• [Task goal]:
Review the material line by line. Identify and copy every line that contains the string "fused".

━━━

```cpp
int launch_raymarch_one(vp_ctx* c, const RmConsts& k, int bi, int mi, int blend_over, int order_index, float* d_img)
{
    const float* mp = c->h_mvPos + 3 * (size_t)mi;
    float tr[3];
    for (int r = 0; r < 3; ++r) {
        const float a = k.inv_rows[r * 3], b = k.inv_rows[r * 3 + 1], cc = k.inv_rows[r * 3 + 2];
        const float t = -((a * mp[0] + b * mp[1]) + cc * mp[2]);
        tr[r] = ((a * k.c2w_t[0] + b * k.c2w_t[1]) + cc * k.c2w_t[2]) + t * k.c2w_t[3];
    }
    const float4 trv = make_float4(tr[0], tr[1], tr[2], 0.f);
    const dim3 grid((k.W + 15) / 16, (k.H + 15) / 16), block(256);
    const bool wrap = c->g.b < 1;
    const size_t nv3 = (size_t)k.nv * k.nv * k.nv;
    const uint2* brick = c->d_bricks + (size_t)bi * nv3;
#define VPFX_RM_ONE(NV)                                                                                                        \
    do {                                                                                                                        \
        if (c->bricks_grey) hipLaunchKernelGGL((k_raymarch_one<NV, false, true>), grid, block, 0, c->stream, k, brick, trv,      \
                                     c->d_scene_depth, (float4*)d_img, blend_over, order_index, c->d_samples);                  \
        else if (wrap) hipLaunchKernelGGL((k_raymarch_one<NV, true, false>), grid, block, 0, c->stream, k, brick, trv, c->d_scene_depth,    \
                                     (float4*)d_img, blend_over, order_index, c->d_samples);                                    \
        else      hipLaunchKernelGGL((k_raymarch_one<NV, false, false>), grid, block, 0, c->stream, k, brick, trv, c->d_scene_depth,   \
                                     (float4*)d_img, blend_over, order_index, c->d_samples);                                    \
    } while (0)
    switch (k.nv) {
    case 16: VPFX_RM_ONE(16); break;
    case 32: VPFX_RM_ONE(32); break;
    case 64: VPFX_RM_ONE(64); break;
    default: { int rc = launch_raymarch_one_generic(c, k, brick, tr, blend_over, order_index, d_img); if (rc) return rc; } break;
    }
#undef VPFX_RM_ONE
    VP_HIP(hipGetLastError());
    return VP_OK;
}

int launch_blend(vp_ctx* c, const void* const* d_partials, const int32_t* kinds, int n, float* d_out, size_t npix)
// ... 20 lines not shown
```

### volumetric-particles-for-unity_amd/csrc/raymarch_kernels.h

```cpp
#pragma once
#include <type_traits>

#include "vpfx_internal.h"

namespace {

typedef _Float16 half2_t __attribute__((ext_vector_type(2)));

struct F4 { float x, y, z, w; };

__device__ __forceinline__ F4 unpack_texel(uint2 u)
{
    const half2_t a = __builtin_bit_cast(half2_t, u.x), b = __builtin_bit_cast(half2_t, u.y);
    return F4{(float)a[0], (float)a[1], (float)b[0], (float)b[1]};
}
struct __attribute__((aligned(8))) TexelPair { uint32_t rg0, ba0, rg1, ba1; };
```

━━━

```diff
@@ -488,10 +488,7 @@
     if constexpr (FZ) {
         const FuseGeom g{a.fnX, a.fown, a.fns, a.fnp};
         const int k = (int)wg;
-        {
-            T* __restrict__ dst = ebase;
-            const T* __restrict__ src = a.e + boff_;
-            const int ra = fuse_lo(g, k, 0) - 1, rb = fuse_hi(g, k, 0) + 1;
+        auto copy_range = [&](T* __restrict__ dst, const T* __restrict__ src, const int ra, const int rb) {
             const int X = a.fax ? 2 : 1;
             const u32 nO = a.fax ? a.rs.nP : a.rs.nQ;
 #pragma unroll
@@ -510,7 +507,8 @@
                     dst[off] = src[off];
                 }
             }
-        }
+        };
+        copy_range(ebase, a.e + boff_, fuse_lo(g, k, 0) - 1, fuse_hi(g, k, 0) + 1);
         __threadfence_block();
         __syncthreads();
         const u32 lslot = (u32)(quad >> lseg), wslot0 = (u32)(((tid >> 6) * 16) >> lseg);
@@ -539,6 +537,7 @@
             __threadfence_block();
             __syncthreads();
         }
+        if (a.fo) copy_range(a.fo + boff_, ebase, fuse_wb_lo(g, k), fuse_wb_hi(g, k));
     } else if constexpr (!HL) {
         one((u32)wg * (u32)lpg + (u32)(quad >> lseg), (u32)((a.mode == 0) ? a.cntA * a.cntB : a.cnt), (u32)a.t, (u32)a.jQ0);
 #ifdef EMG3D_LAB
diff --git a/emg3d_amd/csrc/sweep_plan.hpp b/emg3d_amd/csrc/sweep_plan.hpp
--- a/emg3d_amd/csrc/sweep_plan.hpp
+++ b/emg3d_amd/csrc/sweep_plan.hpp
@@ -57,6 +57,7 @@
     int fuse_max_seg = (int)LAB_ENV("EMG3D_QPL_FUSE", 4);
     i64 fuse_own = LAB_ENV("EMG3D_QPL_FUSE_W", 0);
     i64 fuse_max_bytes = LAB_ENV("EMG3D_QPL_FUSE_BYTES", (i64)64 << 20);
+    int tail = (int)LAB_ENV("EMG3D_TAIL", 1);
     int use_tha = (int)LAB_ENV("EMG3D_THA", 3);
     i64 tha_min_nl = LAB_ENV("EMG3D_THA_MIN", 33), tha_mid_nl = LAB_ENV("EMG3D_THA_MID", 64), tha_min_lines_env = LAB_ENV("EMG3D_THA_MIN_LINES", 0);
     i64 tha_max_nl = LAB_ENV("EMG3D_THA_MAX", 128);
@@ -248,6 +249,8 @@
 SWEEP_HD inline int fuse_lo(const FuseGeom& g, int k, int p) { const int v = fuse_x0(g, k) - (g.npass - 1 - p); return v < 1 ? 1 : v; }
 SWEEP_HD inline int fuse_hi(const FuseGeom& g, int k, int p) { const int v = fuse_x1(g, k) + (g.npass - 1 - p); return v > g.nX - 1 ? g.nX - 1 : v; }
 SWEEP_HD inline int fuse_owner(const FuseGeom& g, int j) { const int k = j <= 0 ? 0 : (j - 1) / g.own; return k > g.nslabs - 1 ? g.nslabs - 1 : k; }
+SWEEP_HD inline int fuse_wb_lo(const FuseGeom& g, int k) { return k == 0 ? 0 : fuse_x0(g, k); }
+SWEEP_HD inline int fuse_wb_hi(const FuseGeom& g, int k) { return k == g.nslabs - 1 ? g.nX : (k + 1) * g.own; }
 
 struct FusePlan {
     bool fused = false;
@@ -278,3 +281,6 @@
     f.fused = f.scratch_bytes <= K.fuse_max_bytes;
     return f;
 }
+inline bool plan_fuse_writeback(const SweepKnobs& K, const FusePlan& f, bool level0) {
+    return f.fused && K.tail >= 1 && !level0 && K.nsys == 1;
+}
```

━━━

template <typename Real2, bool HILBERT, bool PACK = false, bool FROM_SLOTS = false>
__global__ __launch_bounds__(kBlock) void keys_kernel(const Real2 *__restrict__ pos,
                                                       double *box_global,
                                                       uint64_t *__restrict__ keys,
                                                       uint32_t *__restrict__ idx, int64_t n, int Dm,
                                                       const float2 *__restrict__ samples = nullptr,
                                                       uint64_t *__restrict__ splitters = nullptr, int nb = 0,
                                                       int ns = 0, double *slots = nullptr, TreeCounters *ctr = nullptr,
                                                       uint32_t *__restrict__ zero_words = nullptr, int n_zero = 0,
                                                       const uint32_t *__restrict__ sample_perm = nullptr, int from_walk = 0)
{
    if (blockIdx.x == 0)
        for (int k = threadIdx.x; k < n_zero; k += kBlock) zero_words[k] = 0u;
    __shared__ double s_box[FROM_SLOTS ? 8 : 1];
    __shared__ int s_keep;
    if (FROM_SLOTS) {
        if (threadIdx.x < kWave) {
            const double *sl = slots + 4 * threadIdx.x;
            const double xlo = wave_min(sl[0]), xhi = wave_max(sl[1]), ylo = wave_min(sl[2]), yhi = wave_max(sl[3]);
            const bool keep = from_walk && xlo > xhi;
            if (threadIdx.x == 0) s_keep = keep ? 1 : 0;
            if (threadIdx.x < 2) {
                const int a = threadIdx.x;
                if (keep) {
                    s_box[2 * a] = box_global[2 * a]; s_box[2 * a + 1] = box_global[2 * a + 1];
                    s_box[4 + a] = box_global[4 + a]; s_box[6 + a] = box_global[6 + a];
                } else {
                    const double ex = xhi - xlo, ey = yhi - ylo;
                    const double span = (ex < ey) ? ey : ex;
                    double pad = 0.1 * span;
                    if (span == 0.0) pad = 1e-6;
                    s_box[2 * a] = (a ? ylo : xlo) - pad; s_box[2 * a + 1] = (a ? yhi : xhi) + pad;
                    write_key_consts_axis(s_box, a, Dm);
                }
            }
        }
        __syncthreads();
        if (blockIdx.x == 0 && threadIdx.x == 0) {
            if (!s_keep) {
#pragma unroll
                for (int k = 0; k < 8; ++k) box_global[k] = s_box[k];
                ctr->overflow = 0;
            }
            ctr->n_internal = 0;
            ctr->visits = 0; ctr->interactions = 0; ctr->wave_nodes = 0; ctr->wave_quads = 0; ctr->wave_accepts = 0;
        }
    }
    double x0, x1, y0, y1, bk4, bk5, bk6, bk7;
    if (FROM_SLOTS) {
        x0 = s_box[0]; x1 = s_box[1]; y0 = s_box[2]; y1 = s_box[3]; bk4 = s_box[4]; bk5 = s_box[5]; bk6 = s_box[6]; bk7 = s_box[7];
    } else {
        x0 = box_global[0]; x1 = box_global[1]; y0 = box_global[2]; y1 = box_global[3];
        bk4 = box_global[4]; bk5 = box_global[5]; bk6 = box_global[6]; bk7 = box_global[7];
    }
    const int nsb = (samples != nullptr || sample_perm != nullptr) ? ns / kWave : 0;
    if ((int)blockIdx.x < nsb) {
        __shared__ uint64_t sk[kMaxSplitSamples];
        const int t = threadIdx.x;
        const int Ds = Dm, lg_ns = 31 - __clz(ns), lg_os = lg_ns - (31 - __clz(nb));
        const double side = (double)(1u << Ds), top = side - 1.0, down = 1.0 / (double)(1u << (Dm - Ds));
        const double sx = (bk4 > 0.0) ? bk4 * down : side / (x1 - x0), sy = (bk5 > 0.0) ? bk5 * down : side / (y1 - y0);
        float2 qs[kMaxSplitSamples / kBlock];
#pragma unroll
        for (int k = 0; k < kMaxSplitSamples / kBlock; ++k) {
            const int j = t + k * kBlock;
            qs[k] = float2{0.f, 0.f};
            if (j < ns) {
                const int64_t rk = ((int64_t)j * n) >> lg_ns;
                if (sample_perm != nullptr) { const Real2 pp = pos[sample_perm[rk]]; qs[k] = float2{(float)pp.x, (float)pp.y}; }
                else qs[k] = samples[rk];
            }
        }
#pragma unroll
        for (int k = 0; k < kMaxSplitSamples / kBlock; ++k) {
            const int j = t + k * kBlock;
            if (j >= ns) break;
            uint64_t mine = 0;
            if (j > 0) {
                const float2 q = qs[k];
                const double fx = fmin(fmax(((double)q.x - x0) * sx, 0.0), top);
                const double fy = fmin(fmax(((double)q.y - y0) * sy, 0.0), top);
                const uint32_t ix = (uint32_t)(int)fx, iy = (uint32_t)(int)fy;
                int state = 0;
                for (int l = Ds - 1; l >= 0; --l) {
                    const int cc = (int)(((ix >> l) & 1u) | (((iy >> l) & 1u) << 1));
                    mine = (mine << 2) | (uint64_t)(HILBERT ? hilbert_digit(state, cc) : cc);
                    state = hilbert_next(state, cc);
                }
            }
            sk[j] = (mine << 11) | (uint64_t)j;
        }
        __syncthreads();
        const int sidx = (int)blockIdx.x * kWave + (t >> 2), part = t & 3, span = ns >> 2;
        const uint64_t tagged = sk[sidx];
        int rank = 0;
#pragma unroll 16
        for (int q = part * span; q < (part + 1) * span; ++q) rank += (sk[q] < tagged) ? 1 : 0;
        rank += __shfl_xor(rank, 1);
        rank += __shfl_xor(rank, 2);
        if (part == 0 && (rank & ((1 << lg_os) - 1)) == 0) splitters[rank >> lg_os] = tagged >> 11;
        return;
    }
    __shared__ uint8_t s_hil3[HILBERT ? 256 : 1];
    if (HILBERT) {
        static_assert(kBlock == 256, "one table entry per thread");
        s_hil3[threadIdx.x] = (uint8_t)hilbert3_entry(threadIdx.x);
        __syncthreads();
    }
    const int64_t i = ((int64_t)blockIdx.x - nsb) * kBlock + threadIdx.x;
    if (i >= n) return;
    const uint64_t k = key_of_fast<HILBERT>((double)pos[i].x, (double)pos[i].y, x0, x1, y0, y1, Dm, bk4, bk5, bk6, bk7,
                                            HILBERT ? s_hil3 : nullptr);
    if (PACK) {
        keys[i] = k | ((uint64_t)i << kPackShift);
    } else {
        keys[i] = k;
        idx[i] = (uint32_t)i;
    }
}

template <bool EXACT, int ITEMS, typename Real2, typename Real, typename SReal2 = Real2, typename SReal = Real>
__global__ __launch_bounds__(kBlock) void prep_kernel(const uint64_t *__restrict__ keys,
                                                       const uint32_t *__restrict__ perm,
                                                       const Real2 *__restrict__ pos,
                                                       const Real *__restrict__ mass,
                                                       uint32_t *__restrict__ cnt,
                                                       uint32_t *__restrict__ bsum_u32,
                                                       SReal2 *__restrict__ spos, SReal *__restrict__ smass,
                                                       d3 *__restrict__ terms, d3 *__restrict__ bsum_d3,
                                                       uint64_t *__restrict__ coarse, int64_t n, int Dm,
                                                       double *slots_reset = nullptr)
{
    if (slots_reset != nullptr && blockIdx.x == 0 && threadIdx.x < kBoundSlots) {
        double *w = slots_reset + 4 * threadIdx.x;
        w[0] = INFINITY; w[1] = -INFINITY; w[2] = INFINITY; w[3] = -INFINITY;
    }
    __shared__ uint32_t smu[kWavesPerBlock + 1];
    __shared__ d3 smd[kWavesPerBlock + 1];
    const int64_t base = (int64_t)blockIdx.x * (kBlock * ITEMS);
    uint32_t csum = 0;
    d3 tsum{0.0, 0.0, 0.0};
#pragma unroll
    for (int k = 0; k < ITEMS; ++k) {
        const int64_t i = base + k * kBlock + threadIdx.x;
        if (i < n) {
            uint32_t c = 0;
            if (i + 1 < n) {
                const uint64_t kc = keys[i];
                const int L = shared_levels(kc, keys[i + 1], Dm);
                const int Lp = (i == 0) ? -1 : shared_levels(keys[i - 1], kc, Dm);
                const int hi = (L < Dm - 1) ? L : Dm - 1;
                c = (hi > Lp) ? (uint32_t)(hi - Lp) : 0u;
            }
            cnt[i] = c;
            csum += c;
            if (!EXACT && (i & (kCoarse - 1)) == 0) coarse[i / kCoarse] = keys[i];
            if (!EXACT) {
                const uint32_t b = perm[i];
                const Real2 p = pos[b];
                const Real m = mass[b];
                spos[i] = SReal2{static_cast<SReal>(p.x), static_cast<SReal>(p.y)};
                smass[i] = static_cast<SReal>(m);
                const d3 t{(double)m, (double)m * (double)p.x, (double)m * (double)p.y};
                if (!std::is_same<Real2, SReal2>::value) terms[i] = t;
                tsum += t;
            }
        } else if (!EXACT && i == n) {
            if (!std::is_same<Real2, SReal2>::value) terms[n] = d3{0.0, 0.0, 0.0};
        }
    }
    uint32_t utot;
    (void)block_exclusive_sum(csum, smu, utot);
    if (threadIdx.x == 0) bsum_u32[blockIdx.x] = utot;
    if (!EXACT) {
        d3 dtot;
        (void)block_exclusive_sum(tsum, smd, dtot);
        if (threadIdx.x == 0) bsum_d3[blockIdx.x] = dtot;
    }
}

━━━

• [Task solution]:
     bool fused = false;
     f.fused = f.scratch_bytes <= K.fuse_max_bytes;
+    return f.fused && K.tail >= 1 && !level0 && K.nsys == 1;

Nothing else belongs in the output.